Rob stole a look behind them a few moments later. Far back, here came the entire world: Khuff and his guardsmen, keeping a wary eye on the monarch, equerries with spare mounts and pack animals, wagons that rolled and clanked as they were dragged over the rough open ground.
“Do you wish a more spirited animal to ride?”
Rob smiled. “It would be a waste of Your Majesty’s generosity. This horse is suited to my mastery, Excellency.” Actually, he had grown fond of the brown gelding.
Alā snorted. “It is clear you are no Persian, for no Persian would lose an opportunity to better his mount. In Persia riding is all, and man-children emerge from their dames with tiny saddles between their legs.” He dug his heels exuberantly into the Arabian’s flanks. The horse sprang past a dead tree and the Shah turned in the saddle and fired his enormous longbow over his left shoulder, roaring with laughter when the great bolt of an arrow missed its mark.
“Do you know the story behind this exercise?”
“No, Sire. I saw it done by horsemen at your entertainment.”
“Yes, it is often performed by us, and some are excellently skilled at it. It is called the Parthian shot. Eight hundred years ago, the Parthians were just one of the peoples of our land. They lived east of Media, in a territory that was mostly terrible mountains and an even more terrible desert, the Dasht-i-Kavir.”
“I know the Dasht-i-Kavir. I crossed a bit of it to come to you.”
“Then you know the kind of people it would take to live on it,” Alā said, reining the stallion strongly to keep it by the gelding’s side.
“There was a struggle for the control of Rome. One of the contenders was the aging Crassus, governor of Syria. He needed a military conquest to equal or surpass the exploits of his rivals, Caesar and Pompey, and he decided to challenge the Parthians.
“The Parthian army, one-quarter the size of Crassus’ dread Roman legions, was led by a general named Suren.
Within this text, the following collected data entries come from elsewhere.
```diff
@@ -43,13 +43,14 @@
     out = torch.empty(16, dtype=torch.float32, device=mean.device)
     ws = torch.empty(_hip.lib().parc_ppo_workspace_floats(B), dtype=torch.float32, device=mean.device)
     p = _hip.ptr
-    _hip.check(_hip.lib().parc_ppo_loss(_hip.stream(), B, A, p(mean), p(logstd.contiguous()), p(norm_a), p(old_logp.contiguous()),
-                                        p(adv.contiguous()), p(mask.contiguous()), p(pred.contiguous()), p(tar_val.contiguous()), cfg,
-                                        p(g_mean), p(g_logstd), p(g_pred), p(out), p(ws)), "parc_ppo_loss")
+    fn = _hip.lib().parc_ppo_loss if apply_scale else _hip.lib().parc_ppo_loss_unscaled
+    _hip.check(fn(_hip.stream(), B, A, p(mean), p(logstd.contiguous()), p(norm_a), p(old_logp.contiguous()),
+                  p(adv.contiguous()), p(mask.contiguous()), p(pred.contiguous()), p(tar_val.contiguous()), cfg,
+                  p(g_mean), p(g_logstd), p(g_pred), p(out), p(ws)), "parc_ppo_loss")
     return out, g_mean, g_logstd, g_pred
 
 
-def ppo_loss_and_grads_packed(mean, logstd, pred, rec, cfg):
+def ppo_loss_and_grads_packed(mean, logstd, pred, rec, cfg, apply_scale=True):
     from .. import _hip
     B, A = mean.shape
     assert rec.dim() == 2 and rec.shape[0] == B and rec.shape[1] >= A + 4 and rec.is_contiguous()
@@ -60,8 +61,9 @@
     out = torch.empty(16, dtype=torch.float32, device=mean.device)
     ws = torch.empty(_hip.lib().parc_ppo_workspace_floats(B), dtype=torch.float32, device=mean.device)
     p = _hip.ptr
-    _hip.check(_hip.lib().parc_ppo_loss_packed(_hip.stream(), B, A, p(mean), p(logstd.contiguous()), p(rec), int(rec.shape[1]), p(pred.contiguous()),
-                                               cfg, p(g_mean), p(g_logstd), p(g_pred), p(out), p(ws)), "parc_ppo_loss_packed")
+    fn = _hip.lib().parc_ppo_loss_packed if apply_scale else _hip.lib().parc_ppo_loss_packed_unscaled
+    _hip.check(fn(_hip.stream(), B, A, p(mean), p(logstd.contiguous()), p(rec), int(rec.shape[1]), p(pred.contiguous()),
+                  cfg, p(g_mean), p(g_logstd), p(g_pred), p(out), p(ws)), "parc_ppo_loss_packed")
     return out, g_mean, g_logstd, g_pred
 
 
```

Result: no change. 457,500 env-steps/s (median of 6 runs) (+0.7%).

It consisted mostly of bowmen on small, fast Persian horses and a tiny force of cataphracts, armored horse soldiers wielding long, deadly lances.
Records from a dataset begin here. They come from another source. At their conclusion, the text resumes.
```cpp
template <int WM, int WN, int MF, int NF, int NST, int LW, bool WITH_LN = false>
int launch_k64s(const GemmParams& p, hipStream_t stream) {
    using G = K64SGeo<WM, WN, MF, NF, NST, LW>;
    const bool ln = p.ln_stats || p.stats_out || p.copy_out;
    if (ln && !WITH_LN) return EAVQA_E_SHAPE;
    static std::atomic<bool> configured{false};
    if (!configured.load(std::memory_order_acquire)) {
        if (hipFuncSetAttribute(reinterpret_cast<const void*>(gemm_bf16_k64s_kernel<WM, WN, MF, NF, NST, LW, false>),
                                hipFuncAttributeMaxDynamicSharedMemorySize, G::RING) != hipSuccess)
            return EAVQA_E_LAUNCH;
        if constexpr (WITH_LN) {
            if (hipFuncSetAttribute(reinterpret_cast<const void*>(gemm_bf16_k64s_kernel<WM, WN, MF, NF, NST, LW, true>),
                                    hipFuncAttributeMaxDynamicSharedMemorySize, G::RING + LN_ROWSTAT_BYTES) != hipSuccess)
                return EAVQA_E_LAUNCH;
        }
        configured.store(true, std::memory_order_release);
    }
    static_assert(!WITH_LN || G::RING + LN_ROWSTAT_BYTES <= 160 * 1024, "ring + row statistics of eavqa_gemm_ln");
    const int tiles_m = (p.M + G::TBM - 1) / G::TBM, tiles_n = (p.N + G::TBN - 1) / G::TBN;
    const GridPlan g = plan_grid(tiles_m, tiles_n, G::TBM, G::TBN);
    if constexpr (WITH_LN) {
        if (ln) {
            hipLaunchKernelGGL((gemm_bf16_k64s_kernel<WM, WN, MF, NF, NST, LW, true>), dim3(g.per_xcd * 8), dim3(G::NT), G::RING + ln_lds(p), stream, p,
                               g.gx, g.gy, tiles_m, tiles_n);
            EAVQA_LAUNCH_CHECK();
            return EAVQA_OK;
        }
    }
    hipLaunchKernelGGL((gemm_bf16_k64s_kernel<WM, WN, MF, NF, NST, LW, false>), dim3(g.per_xcd * 8), dim3(G::NT), G::RING, stream, p, g.gx, g.gy,
                       tiles_m, tiles_n);
    EAVQA_LAUNCH_CHECK();
    return EAVQA_OK;
}

struct K64Choice { int bm, bn, wg_per_cu; float rate; int (*launch)(const GemmParams&, hipStream_t); };
const K64Choice K64_SHAPES[] = {
    {128, 80, 2, 1.1f, launch_k64s<4, 1, 2, 5, 3, 2>},
    {128, 80, 2, 1.1f, launch_k64s<4, 1, 2, 5, 3, 4>},
    {128, 128, 2, 1.1f, launch_k64s<2, 2, 4, 4, 2, 4>},
    {256, 128, 1, 1.97f, launch_k64s<4, 2, 4, 4, 3, 4, true>},
    {256, 160, 1, 1.93f, launch_k64s<4, 2, 4, 5, 3, 4, true>},
    {128, 80, 1, 1.56f, launch_k64s<4, 1, 2, 5, 4, 2, true>},
    {128, 96, 1, 1.1f, launch_k64s<4, 1, 2, 6, 3, 2>},
    {256, 192, 1, 1.1f, launch_k64s<4, 2, 4, 6, 2, 4>},
    {256, 256, 1, 1.1f, launch_k64s<2, 4, 8, 4, 2, 4>},
    {128, 128, 1, 1.73f, launch_k64s<2, 2, 4, 4, 3, 2, true>},
    {128, 256, 1, 1.97f, launch_k64s<2, 4, 4, 4, 3, 4, true>},
};
constexpr int N_K64 = sizeof(K64_SHAPES) / sizeof(K64_SHAPES[0]);
constexpr int K64_AUTO[] = {5, 3, 4, 9, 10};
constexpr int N_K64_AUTO = sizeof(K64_AUTO) / sizeof(K64_AUTO[0]);
```

### explicit-alignment-for-vqa-tasks_amd/models/clip_vit.py

```python
from __future__ import annotations

from dataclasses import dataclass
from typing import Dict

import torch

from .. import ops

Tensor = torch.Tensor


@dataclass
class ViTConfig:
    width: int
    n_layer: int
    n_head: int
    mlp: int
    patch: int
    image: int
    proj: int
    eps: float = 1e-5
    act: str = "quick_gelu"

    @property
    def n_patch(self) -> int:
        return (self.image // self.patch) ** 2


KNOWN_VITS = {
    "ViT-B/32": ViTConfig(768, 12, 12, 3072, 32, 224, 512),
    "ViT-B/16": ViTConfig(768, 12, 12, 3072, 16, 224, 512),
    "ViT-L/14": ViTConfig(1024, 24, 16, 4096, 14, 224, 768),
    "ViT-L/14@336px": ViTConfig(1024, 24, 16, 4096, 14, 336, 768),
}


def random_init_vit_state_dict(cfg: ViTConfig, seed: int = 2021, device="cpu") -> Dict[str, Tensor]:
    g = torch.Generator(device=device).manual_seed(seed)
    W = cfg.width

    def n(*shape, std=0.02):
        return torch.randn(*shape, generator=g, device=device) * std

    ones, zeros = (lambda k: torch.ones(k, device=device)), (lambda k: torch.zeros(k, device=device))
    p = "vision_model."
    sd = {
        p + "embeddings.class_embedding": n(W, std=W ** -0.5),
        p + "embeddings.patch_embedding.weight": n(W, 3, cfg.patch, cfg.patch),
        p + "embeddings.position_embedding.weight": n(cfg.n_patch + 1, W),
        p + "pre_layrnorm.weight": ones(W), p + "pre_layrnorm.bias": zeros(W),
        p + "post_layernorm.weight": ones(W), p + "post_layernorm.bias": zeros(W),
        "visual_projection.weight": n(cfg.proj, W, std=W ** -0.5),
    }
    for i in range(cfg.n_layer):
        q = f"{p}encoder.layers.{i}."
        for nm in ("q_proj", "k_proj", "v_proj", "out_proj"):
            sd[q + f"self_attn.{nm}.weight"], sd[q + f"self_attn.{nm}.bias"] = n(W, W, std=W ** -0.5), zeros(W)
        sd[q + "layer_norm1.weight"], sd[q + "layer_norm1.bias"] = ones(W), zeros(W)
        sd[q + "layer_norm2.weight"], sd[q + "layer_norm2.bias"] = ones(W), zeros(W)
        sd[q + "mlp.fc1.weight"], sd[q + "mlp.fc1.bias"] = n(cfg.mlp, W), zeros(cfg.mlp)
        sd[q + "mlp.fc2.weight"], sd[q + "mlp.fc2.bias"] = n(W, cfg.mlp), zeros(W)
    return sd


class ClipVisionEncoder:

    def __init__(self, cfg: ViTConfig, state_dict: Dict[str, Tensor], dtype: torch.dtype = torch.bfloat16, device="cuda",
                 stream_dtype: torch.dtype = None):
        self.cfg, self.dtype, self.device = cfg, dtype, torch.device(device)
        if stream_dtype is None:
            stream_dtype = torch.float16 if dtype == torch.bfloat16 else torch.float32
        self.stream_dtype = stream_dtype
        if dtype == torch.float32 and stream_dtype != torch.float32:
            raise ValueError("fp32 mode streams in float32")
        if stream_dtype not in (torch.float32, torch.bfloat16, torch.float16):
            raise ValueError("stream_dtype must be float32, bfloat16 or float16")
        T = lambda t: t.to(device=self.device, dtype=dtype).contiguous()
        F = lambda t: t.to(device=self.device, dtype=torch.float32).contiguous()
        p = "vision_model."
        W = cfg.width
        K = 3 * cfg.patch * cfg.patch
        self.kpad = (K + 31) // 32 * 32
        wp = torch.zeros((W, self.kpad), dtype=torch.float32)
        wp[:, :K] = state_dict[p + "embeddings.patch_embedding.weight"].reshape(W, K).float().cpu()
        self.w_patch = T(wp)
        self.cls = F(state_dict[p + "embeddings.class_embedding"])
        self.pos = F(state_dict[p + "embeddings.position_embedding.weight"])
        self.pre_g, self.pre_b = F(state_dict[p + "pre_layrnorm.weight"]), F(state_dict[p + "pre_layrnorm.bias"])
        self.post_g, self.post_b = F(state_dict[p + "post_layernorm.weight"]), F(state_dict[p + "post_layernorm.bias"])
        self.w_proj = T(state_dict["visual_projection.weight"])
        self.layers = []
        for i in range(cfg.n_layer):
            q = f"{p}encoder.layers.{i}."
            self.layers.append(dict(
                ln1_g=F(state_dict[q + "layer_norm1.weight"]), ln1_b=F(state_dict[q + "layer_norm1.bias"]),
                w_qkv=T(torch.cat([state_dict[q + f"self_attn.{n}_proj.weight"] for n in "qkv"], 0)),
                b_qkv=F(torch.cat([state_dict[q + f"self_attn.{n}_proj.bias"] for n in "qkv"], 0)),
                w_o=T(state_dict[q + "self_attn.out_proj.weight"]), b_o=F(state_dict[q + "self_attn.out_proj.bias"]),
                ln2_g=F(state_dict[q + "layer_norm2.weight"]), ln2_b=F(state_dict[q + "layer_norm2.bias"]),
                w_fc1=T(state_dict[q + "mlp.fc1.weight"]), b_fc1=F(state_dict[q + "mlp.fc1.bias"]),
                w_fc2=T(state_dict[q + "mlp.fc2.weight"]), b_fc2=F(state_dict[q + "mlp.fc2.bias"]),
            ))

    @torch.no_grad()
    def encode_image(self, pixels: Tensor) -> Tensor:
        c, T = self.cfg, self.dtype
        B = pixels.shape[0]
        if pixels.shape[-1] != c.image or pixels.shape[-2] != c.image:
            raise ValueError(f"Input image size ({pixels.shape[-2]}*{pixels.shape[-1]}) doesn't match model ({c.image}*{c.image}).")
        W, H, N = c.width, c.n_head, c.n_patch + 1
        hd = W // H
        patches = ops.patchify(pixels.to(self.device), c.patch, T, self.kpad)
        pe = ops.gemm(patches, self.w_patch)
        x = ops.vit_assemble(pe, self.cls, self.pos, B, c.n_patch)
        ST = self.stream_dtype
        x = ops.layernorm_fwd(x, self.pre_g, self.pre_b, c.eps, ST)
        x1 = torch.empty_like(x)
        for L in self.layers:
            a = ops.layernorm_fwd(x, L["ln1_g"], L["ln1_b"], c.eps, T)
            qkv = ops.gemm(a, L["w_qkv"], bias=L["b_qkv"])
            ctx = ops.attention_fwd(qkv[:, :W], qkv[:, W:2 * W], qkv[:, 2 * W:], B, H, N, N, hd, causal=False, scale=hd ** -0.5)
            ops.gemm(ctx, L["w_o"], bias=L["b_o"], residual=x, out=x1)
            a2 = ops.layernorm_fwd(x1, L["ln2_g"], L["ln2_b"], c.eps, T)
            f = ops.gemm(a2, L["w_fc1"], bias=L["b_fc1"], act=c.act)
            ops.gemm(f, L["w_fc2"], bias=L["b_fc2"], residual=x1, out=x)
        pooled = ops.layernorm_fwd(x.view(B, N, W)[:, 0], self.post_g, self.post_b, c.eps, T)
        return ops.gemm(pooled, self.w_proj, out_f32=True)


class EncodeAhead:

    def __init__(self, vit: "ClipVisionEncoder"):
        self.vit = vit
        self.side = torch.cuda.Stream(device=vit.device)

    def submit(self, pixels: Tensor):
        main = torch.cuda.current_stream(self.vit.device)
        self.side.wait_stream(main)
        if pixels.is_cuda:
            pixels.record_stream(self.side)
        with torch.cuda.stream(self.side):
            emb = self.vit.encode_image(pixels)
            done = torch.cuda.Event()
            done.record(self.side)
        return emb, done

    def result(self, ticket) -> Tensor:
        emb, done = ticket
        main = torch.cuda.current_stream(self.vit.device)
        main.wait_event(done)
        emb.record_stream(main)
        return emb
```

### explicit-alignment-for-vqa-tasks_amd/models/lm.py

```python
from __future__ import annotations

import json
import math
import os
from dataclasses import dataclass
from typing import Dict, Optional

import torch

from .. import ops

Tensor = torch.Tensor


@dataclass
class LMConfig:
    arch: str
    n_layer: int
    n_head: int
    n_embd: int
    ffn: int
    vocab: int
    n_pos: int
    eps: float = 1e-5
    act: str = "gelu_new"
    eos_token_id: Optional[int] = None
    pad_token_id: Optional[int] = None

    @property
    def head_dim(self) -> int:
        return self.n_embd // self.n_head

    @property
    def pos_mode(self) -> int:
        return 0 if self.arch == "gpt2" else 1

    @staticmethod
    def from_hf_dict(d: dict) -> "LMConfig":
        mt = d.get("model_type", "gpt2")
        if mt == "gpt2":
            E = d.get("n_embd", 768)
            return LMConfig("gpt2", d.get("n_layer", 12), d.get("n_head", 12), E, d.get("n_inner") or 4 * E,
                            d.get("vocab_size", 50257), d.get("n_positions", 1024), d.get("layer_norm_epsilon", 1e-5),
                            d.get("activation_function", "gelu_new"), d.get("eos_token_id", 50256), d.get("pad_token_id"))
        if mt == "opt":
            E = d.get("hidden_size", 768)
            if d.get("word_embed_proj_dim", E) != E or not d.get("do_layer_norm_before", True):
                raise NotImplementedError("OPT-350m style project_in/out / post-LN is not on the hot path")
            return LMConfig("opt", d.get("num_hidden_layers", 12), d.get("num_attention_heads", 12), E, d.get("ffn_dim", 3072),
                            d.get("vocab_size", 50272), d.get("max_position_embeddings", 2048), 1e-5,
                            d.get("activation_function", "relu"), d.get("eos_token_id", 2), d.get("pad_token_id", 1))
        raise NotImplementedError(f"model_type {mt!r} is not a causal LM on the hot path")


KNOWN_CONFIGS = {
    "gpt2": dict(model_type="gpt2", n_embd=768, n_layer=12, n_head=12, vocab_size=50257, n_positions=1024),
    "gpt2-medium": dict(model_type="gpt2", n_embd=1024, n_layer=24, n_head=16, vocab_size=50257, n_positions=1024),
    "gpt2-large": dict(model_type="gpt2", n_embd=1280, n_layer=36, n_head=20, vocab_size=50257, n_positions=1024),
    "gpt2-xl": dict(model_type="gpt2", n_embd=1600, n_layer=48, n_head=25, vocab_size=50257, n_positions=1024),
    "facebook/opt-125m": dict(model_type="opt", hidden_size=768, num_hidden_layers=12, num_attention_heads=12, ffn_dim=3072),
    "facebook/opt-1.3b": dict(model_type="opt", hidden_size=2048, num_hidden_layers=24, num_attention_heads=32, ffn_dim=8192),
    "facebook/opt-2.7b": dict(model_type="opt", hidden_size=2560, num_hidden_layers=32, num_attention_heads=32, ffn_dim=10240),
    "facebook/opt-6.7b": dict(model_type="opt", hidden_size=4096, num_hidden_layers=32, num_attention_heads=32, ffn_dim=16384),
}


def random_init_state_dict(cfg: LMConfig, seed: int = 2021, device="cpu") -> Dict[str, Tensor]:
    g = torch.Generator(device=device).manual_seed(seed)
    E, F, V = cfg.n_embd, cfg.ffn, cfg.vocab

    def n(*shape, std=0.02):
        return torch.randn(*shape, generator=g, device=device) * std

    sd: Dict[str, Tensor] = {}
    ones, zeros = (lambda k: torch.ones(k, device=device)), (lambda k: torch.zeros(k, device=device))
    if cfg.arch == "gpt2":
        sd["transformer.wte.weight"] = n(V, E)
        sd["transformer.wpe.weight"] = n(cfg.n_pos, E)
        ps = 0.02 / math.sqrt(2 * cfg.n_layer)
        for i in range(cfg.n_layer):
            p = f"transformer.h.{i}."
            sd[p + "ln_1.weight"], sd[p + "ln_1.bias"] = ones(E), zeros(E)
            sd[p + "attn.c_attn.weight"], sd[p + "attn.c_attn.bias"] = n(E, 3 * E), zeros(3 * E)
            sd[p + "attn.c_proj.weight"], sd[p + "attn.c_proj.bias"] = n(E, E, std=ps), zeros(E)
            sd[p + "ln_2.weight"], sd[p + "ln_2.bias"] = ones(E), zeros(E)
            sd[p + "mlp.c_fc.weight"], sd[p + "mlp.c_fc.bias"] = n(E, F), zeros(F)
            sd[p + "mlp.c_proj.weight"], sd[p + "mlp.c_proj.bias"] = n(F, E, std=ps), zeros(E)
        sd["transformer.ln_f.weight"], sd["transformer.ln_f.bias"] = ones(E), zeros(E)
    else:
        pre = "model.decoder."
        sd[pre + "embed_tokens.weight"] = n(V, E)
        sd[pre + "embed_positions.weight"] = n(cfg.n_pos + 2, E)
        for i in range(cfg.n_layer):
            p = f"{pre}layers.{i}."
            for nm in ("q_proj", "k_proj", "v_proj", "out_proj"):
                sd[p + f"self_attn.{nm}.weight"], sd[p + f"self_attn.{nm}.bias"] = n(E, E), zeros(E)
            sd[p + "self_attn_layer_norm.weight"], sd[p + "self_attn_layer_norm.bias"] = ones(E), zeros(E)
            sd[p + "fc1.weight"], sd[p + "fc1.bias"] = n(F, E), zeros(F)
            sd[p + "fc2.weight"], sd[p + "fc2.bias"] = n(E, F), zeros(E)
            sd[p + "final_layer_norm.weight"], sd[p + "final_layer_norm.bias"] = ones(E), zeros(E)
        sd[pre + "final_layer_norm.weight"], sd[pre + "final_layer_norm.bias"] = ones(E), zeros(E)
    return sd


def synthetic_weights_notice(model_version: str) -> None:
    if os.environ.get("EAVQA_REQUIRE_PRETRAINED", "0") == "1":
        raise FileNotFoundError(f"{model_version!r}: no local HF directory (EAVQA_MODEL_DIR) and EAVQA_REQUIRE_PRETRAINED=1 forbids "
                                "the seeded random-init stand-in")
    import warnings
    warnings.warn(f"{model_version!r} is not a local HF directory: using SEEDED RANDOM-INIT weights of that architecture (synthetic runs "
                  "only; set EAVQA_MODEL_DIR to a directory of HF checkpoints, or EAVQA_REQUIRE_PRETRAINED=1 to make this an error)",
                  RuntimeWarning, stacklevel=3)


def load_local_hf(path: str):
    with open(os.path.join(path, "config.json")) as f:
        cfg = json.load(f)
    st = os.path.join(path, "model.safetensors")
    if os.path.exists(st):
        from safetensors.torch import load_file
        return cfg, load_file(st)
    pt = os.path.join(path, "pytorch_model.bin")
    if os.path.exists(pt):
        return cfg, torch.load(pt, map_location="cpu", weights_only=True)
    raise FileNotFoundError(f"no model.safetensors / pytorch_model.bin under {path}")
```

“Crassus’ legions came straight at Suren, who retreated into the Dasht-i-Kavir. Rather than turn north into A
rmenia, Crassus gave chase, plunging into the desert. And something wonderful happened.
“The cataphracts attacked the Romans before they had a chance to complete their classic defensive square. After the first charge the lancers withdrew and the archers moved in. They used Persian longbows like mine, more powerful than the Romans’. Their arrows pierced Roman shields, breastplates, and greaves, and to the amazement of the legions, the Parthians kept loosing arrows accurately over their shoulders as they retreated.”
“The Parthian shot,” Rob said.
“The Parthian shot. At first the Romans kept their morale, expecting the arrows soon would be depleted. But Suren brought in new supplies of arrows on baggage camels, and the Romans couldn’t fight their customary war at close quarters. Crassus sent his son on a diversionary raid and the youth’s head was returned to him on the end of a Persian lance. The Romans fled under cover of night—the most powerful army in the world! Ten thousand escaped, led by Cassius, future assassin of Caesar. Ten thousand were captured. And twenty thousand, including Crassus, were killed. Parthian casualties were insignificant, and since that day every Persian schoolboy has practiced the Parthian shot.”
Alā gave the stallion his head and tried it again, this time shouting with delight as the arrow slammed solidly into the bole of a tree. Then he raised his bow high in the air, his signal for the others in the party to come up.
A thick rug was carried to them and unrolled and over it soldiers quickly raised the king’s tent. Soon, while three musicians softly played dulcimers, food was brought.
Alā sat and motioned for Rob to join him. They were served breasts of various game fowls baked in savory spices, a tart pilah, bread, melons which must have been kept in a cave through the winter, and three kinds of wine. Rob ate with pleasure while Alā tasted little food but drank steadily, all three wines.